Abstract: In this paper, we address the problem of constructing a Steiner tree in the Euclidean plane $\mathbb{R}^2$ using stock pieces of materials with fixed length, which is modelled as follows. Given a set X = {r₁,r₂, …,r_n} of n terminals in $\mathbb{R}^2$ and some stock pieces of materials with fixed length L, we are asked to construct a Steiner tree T interconnecting all terminals in X, and each edge in T must be constructed by a part of that stock piece of material.

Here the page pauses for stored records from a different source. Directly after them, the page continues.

template <int LA, int LB>
__device__ __forceinline__ void backward_elementwise_x4(const BackwardArgs& a, _Float16 (*A)[LA], _Float16 (*B)[LB], int L, int64_t row0, int tid, int wave,
                                                        int lane) {
  const int W = a.width[L], g = W >> 2;
  int P = 64, sh = 6;
  while (P > 1 && (P >> 1) >= g) { P >>= 1; --sh; }
  const int rp = 64 >> sh, lp = lane & (P - 1), sub = lane >> sh;
  const int npass = (g + 63) >> 6;
  float* red = reinterpret_cast<float*>(&B[0][0]);
  static_assert(sizeof(_Float16) * PF_ROWS * LB >= sizeof(float) * 8 * PF_MAXW, "the free tile holds the column-sum partials");
  const _Float16* act = a.act[L] + row0 * W;
  _Float16* gz = a.gz[L] + row0 * W;
  const int r0 = wave * rp + sub, rstep = PF_WAVES * rp, niter = PF_ROWS / rstep;
  for (int j = 0; j < npass; ++j) {
    const int cg = lp + 64 * j;
    f32x2 s01 = {0.f, 0.f}, s23 = {0.f, 0.f};
    if (cg < g) {
      constexpr int NB = 8;
      uint2 yy[NB], gg[NB];
#pragma unroll
      for (int i = 0; i < NB; ++i) {
        const int rr = r0 + i * rstep;
        if (i < niter) {
          yy[i] = *reinterpret_cast<const uint2*>(act + (size_t)rr * W + 4 * cg);
          gg[i] = *reinterpret_cast<const uint2*>(&A[rr][4 * cg]);
        }
      }
#pragma unroll
      for (int i = 0; i < NB; ++i) {
        const int rr = r0 + i * rstep;
        if (i < niter) {
          uint32_t zz[2];
#pragma unroll
          for (int q = 0; q < 2; ++q) {
            const half2v y = __builtin_bit_cast(half2v, q ? yy[i].y : yy[i].x), gq = __builtin_bit_cast(half2v, q ? gg[i].y : gg[i].x);
            const half2v yn = __builtin_elementwise_min(y, half2v{(_Float16)0.f, (_Float16)0.f});
            const half2v z = __builtin_convertvector(f32x2{__builtin_fmaf((float)gq.x, (float)yn.x, (float)gq.x), __builtin_fmaf((float)gq.y, (float)yn.y, (float)gq.y)}, half2v);
            zz[q] = __builtin_bit_cast(uint32_t, z);
            f32x2& sacc = q ? s23 : s01;
            sacc = f32x2{__builtin_fmaf((float)z.x, 1.f, sacc.x), __builtin_fmaf((float)z.y, 1.f, sacc.y)};
          }
          *reinterpret_cast<uint2*>(&A[rr][4 * cg]) = make_uint2(zz[0], zz[1]);
          *reinterpret_cast<uint2*>(gz + (size_t)rr * W + 4 * cg) = make_uint2(zz[0], zz[1]);
        }
      }
      *reinterpret_cast<float4*>(red + (size_t)r0 * W + 4 * cg) = make_float4(s01.x, s01.y, s23.x, s23.y);
    }
  }
  __syncthreads();
  if (tid < W) {
    float sum = 0.f;
    const int parts = PF_WAVES * rp;
    for (int q = 0; q < parts; ++q) sum += red[q * W + tid];
    a.partial[(size_t)blockIdx.x * a.prow + a.poff[L] + tid] = sum;
  }
}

The objective is to minimize the cost of constructing such a Steiner tree T, where the cost includes three components, (1) The cost of Steiner points needed in T; (2) The construction cost of constructing all edges in T and (3) The cost of stock pieces of such materials used to construct all edges in T. We can obtain two main results. (1) Using techniques of constructing a Euclidean minimum spanning tree on the set X and a strategy of solving the bin-packing problem, we present a simple 4-approximation algorithm in time O(nlogn) to solve this new problem; (2) Using techniques of computational geometry to solve two nonlinear mathematical programming to obtain a key Lemma 8 and using other strategy of solving the binpacking problem, we design a 3-approximation algorithm in time O(n³) to resolve this new problem.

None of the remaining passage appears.